**How to complete this task**
Using the listing below, set down each line from the line containing "DCounters* h_counters = nullptr;" through the line containing "int vp_fU = -1, vp_fV = -1;", both ends included, exactly and with nothing added.

**Provided entries**
#include "pk_hashbuild.h"
#include "pk_neighbors.h"
#include "pk_interact.h"
#include "pk_density.h"
#include "pk_connectivity.h"
#include "pk_host_stage.h"
#include "pk_kernels.h"
#include "pk_ux.h"
#include "pk_sigma.h"

// ... 101 lines not shown
    DCounters* d_counters = nullptr;
    char *d_desc = nullptr, *h_desc = nullptr;
    size_t desc_bytes = 0;
    unsigned long long* d_summary = nullptr;
    void* stage[PK_STAGE_BUFFERS] = {};
    size_t stage_bytes[PK_STAGE_BUFFERS] = {};
    size_t stage_chunk = 0;
    hipEvent_t stage_ev[PK_STAGE_BUFFERS] = {};
    int stage_next = 0;
    double stage_fill_s = 0, stage_wait_s = 0, stage_bytes_total = 0;
    hipDeviceProp_t prop;
    bool in_flight = false;
    int fl_launches = 0;
    int fl_program = 0;
    bool rerun_valid = false;
    pk_exec_params rerun_prm{};
    void (*user_launch)(const void*, int32_t, int32_t, int32_t, uint64_t, void*) = nullptr;
    int32_t user_flags = 0;
    int32_t user_nsample = 0;
    int32_t user_sample_fid[4] = {0, 0, 0, 0};
    char* d_chk = nullptr;
    size_t chk_bytes = 0;
    bool chk_valid = false, chk_has_perm = false;
    int64_t chk_n = 0;
    bool fl_sorted = false;
    int64_t fl_n = 0;
    DCounters* h_counters = nullptr;
    DCounters h_counters0;
    unsigned long long* d_twe = nullptr;
    unsigned long long* d_twe_found = nullptr;
    unsigned int* d_twe_hit = nullptr;
    std::vector<int64_t> twe_found_host;
    std::vector<uint8_t> twe_hit_host;
    bool twe_overflow_host = false;
    int fl_twe_n = 0;
    std::vector<int64_t> rerun_keys;
    unsigned long long* h_summary = nullptr;
    unsigned long long* d_tstats = nullptr;
    unsigned long long* d_clk = nullptr;
    unsigned long long* h_clk = nullptr;
    double* d_sigma = nullptr;
    SigmaA sigma{};
    bool has_sigma = false;
    int sort_horizontal_major = -1;
    int no_special = 0;
    bool eval_points_f32 = false;
    int no_cell_cache = 0;
    int no_hash_dir = 0;
    int no_cell_table = 0;
    int no_fast = 0;
    int no_fast_cgrid = 0;
    bool no_block_cache = false;
    int block_cache = -1;
    int fast_grid = 0;
    struct Snapshot {
        void* dev[PK_NCOLS] = {};
        void* host[PK_NCOLS] = {};
        int64_t capacity = 0;
        int64_t n = 0;
        uint32_t mask = 0;
        int ngrids = 0;
        size_t ss = 0;
        size_t extra_elem[PK_MAX_EXTRA] = {};
        hipEvent_t ready = nullptr, done = nullptr;
        bool in_flight = false;
    } snap[2];
    CoordTable tab_a, tab_c;
    double* d_ct2 = nullptr;
    int ct2_grid = -1;
    int ct2_near = 0;
    char* d_vp = nullptr;
    size_t vp_bytes = 0;
    int vp_fU = -1, vp_fV = -1;
    std::vector<int32_t> vp_level;
    std::vector<uint64_t> vp_gen;
    int clock_probe = 0;
    bool fl_clock_probe = false;
    int no_velocity_pairs = 1;
    uint64_t upload_counter = 0;

    PkSelect sel;
    struct PkComm* comm = nullptr;
    pk::Neighbors* nbr = nullptr;
    pk::Interact* inter = nullptr;

    int32_t fail(const char* where, hipError_t e) {
        err = std::string(where) + ": " + hipGetErrorString(e);
        return -1;
    }
    int32_t fail(const std::string& msg) {
        err = msg;
        return -2;
    }
};

#define PK_HIP(ctx, call)                                  \
    do {                                                   \
        hipError_t e_ = (call);                            \
        if (e_ != hipSuccess) return (ctx)->fail(#call, e_); \
    } while (0)

namespace pk {

PK_DEV unsigned long long order_double(double v) {
    unsigned long long b = (unsigned long long)__double_as_longlong(v);
    return (b & 0x8000000000000000ull) ? ~b : (b | 0x8000000000000000ull);
// ... 402 lines not shown
    }
    pk_ctx* ctx = new pk_ctx();
    ctx->device = device;
    if (const char* e = getenv("PK_SORT_HORIZONTAL")) ctx->sort_horizontal_major = atoi(e);
    if (const char* e = getenv("PK_NO_SPECIAL")) ctx->no_special = atoi(e);
    if (const char* e = getenv("PK_NO_CELL_CACHE")) ctx->no_cell_cache = atoi(e);
    if (const char* e = getenv("PK_NO_HASH_DIR")) ctx->no_hash_dir = atoi(e);
    if (const char* e = getenv("PK_NO_CELL_TABLE")) ctx->no_cell_table = atoi(e);
    if (const char* e = getenv("PK_NO_FAST")) ctx->no_fast = atoi(e);
    if (const char* e = getenv("PK_NO_FAST_CGRID")) ctx->no_fast_cgrid = atoi(e);
    if (const char* e = getenv("PK_NO_VELOCITY_PAIRS")) ctx->no_velocity_pairs = atoi(e);
    if (const char* e = getenv("PK_VELOCITY_PAIRS")) ctx->no_velocity_pairs = !atoi(e);
    ctx->no_block_cache = getenv("PK_NO_BLOCK_CACHE") != nullptr;
    *out = ctx;
    PK_HIP(ctx, hipSetDevice(device));
    PK_HIP(ctx, hipGetDeviceProperties(&ctx->prop, device));
    PK_HIP(ctx, hipStreamCreateWithFlags(&ctx->compute, hipStreamNonBlocking));
    PK_HIP(ctx, hipStreamCreateWithFlags(&ctx->copy, hipStreamNonBlocking));
    PK_HIP(ctx, hipEventCreate(&ctx->ev0));
    PK_HIP(ctx, hipEventCreate(&ctx->ev1));
    PK_HIP(ctx, hipEventCreate(&ctx->ev2));
    PK_HIP(ctx, hipEventCreate(&ctx->ev_p0));
    PK_HIP(ctx, hipEventCreate(&ctx->ev_p1));
    for (int k = 0; k < PK_STAGE_BUFFERS; k++) PK_HIP(ctx, hipEventCreateWithFlags(&ctx->stage_ev[k], hipEventDisableTiming));
    PK_HIP(ctx, hipMalloc((void**)&ctx->d_counters, sizeof(DCounters)));
    PK_HIP(ctx, hipMalloc((void**)&ctx->d_twe, sizeof(unsigned long long) * PK_MAX_TWE));
    PK_HIP(ctx, hipMalloc((void**)&ctx->d_twe_found, sizeof(unsigned long long) * TWE_FOUND_SLOTS));
    PK_HIP(ctx, hipMalloc((void**)&ctx->d_twe_hit, sizeof(unsigned int) * PK_MAX_TWE));
    PK_HIP(ctx, hipMalloc((void**)&ctx->d_summary, sizeof(unsigned long long) * (PK_NUM_STATE_CODES + 2)));
    PK_HIP(ctx, hipHostMalloc((void**)&ctx->h_counters, sizeof(DCounters), hipHostMallocDefault));
    PK_HIP(ctx, hipHostMalloc((void**)&ctx->h_summary, sizeof(unsigned long long) * (PK_NUM_STATE_CODES + 2), hipHostMallocDefault));
    PK_HIP(ctx, hipMalloc((void**)&ctx->d_clk, sizeof(unsigned long long) * 32));
    PK_HIP(ctx, hipMalloc((void**)&ctx->d_tstats, sizeof(unsigned long long) * 3));
    PK_HIP(ctx, hipHostMalloc((void**)&ctx->h_clk, sizeof(unsigned long long) * 32, hipHostMallocDefault));
    return 0;
}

**Solution to the exercise**
    DCounters* h_counters = nullptr;
    DCounters h_counters0;
    unsigned long long* d_twe = nullptr;
    unsigned long long* d_twe_found = nullptr;
    unsigned int* d_twe_hit = nullptr;
    std::vector<int64_t> twe_found_host;
    std::vector<uint8_t> twe_hit_host;
    bool twe_overflow_host = false;
    int fl_twe_n = 0;
    std::vector<int64_t> rerun_keys;
    unsigned long long* h_summary = nullptr;
    unsigned long long* d_tstats = nullptr;
    unsigned long long* d_clk = nullptr;
    unsigned long long* h_clk = nullptr;
    double* d_sigma = nullptr;
    SigmaA sigma{};
    bool has_sigma = false;
    int sort_horizontal_major = -1;
    int no_special = 0;
    bool eval_points_f32 = false;
    int no_cell_cache = 0;
    int no_hash_dir = 0;
    int no_cell_table = 0;
    int no_fast = 0;
    int no_fast_cgrid = 0;
    bool no_block_cache = false;
    int block_cache = -1;
    int fast_grid = 0;
    struct Snapshot {
        void* dev[PK_NCOLS] = {};
        void* host[PK_NCOLS] = {};
        int64_t capacity = 0;
        int64_t n = 0;
        uint32_t mask = 0;
        int ngrids = 0;
        size_t ss = 0;
        size_t extra_elem[PK_MAX_EXTRA] = {};
        hipEvent_t ready = nullptr, done = nullptr;
        bool in_flight = false;
    } snap[2];
    CoordTable tab_a, tab_c;
    double* d_ct2 = nullptr;
    int ct2_grid = -1;
    int ct2_near = 0;
    char* d_vp = nullptr;
    size_t vp_bytes = 0;
    int vp_fU = -1, vp_fV = -1;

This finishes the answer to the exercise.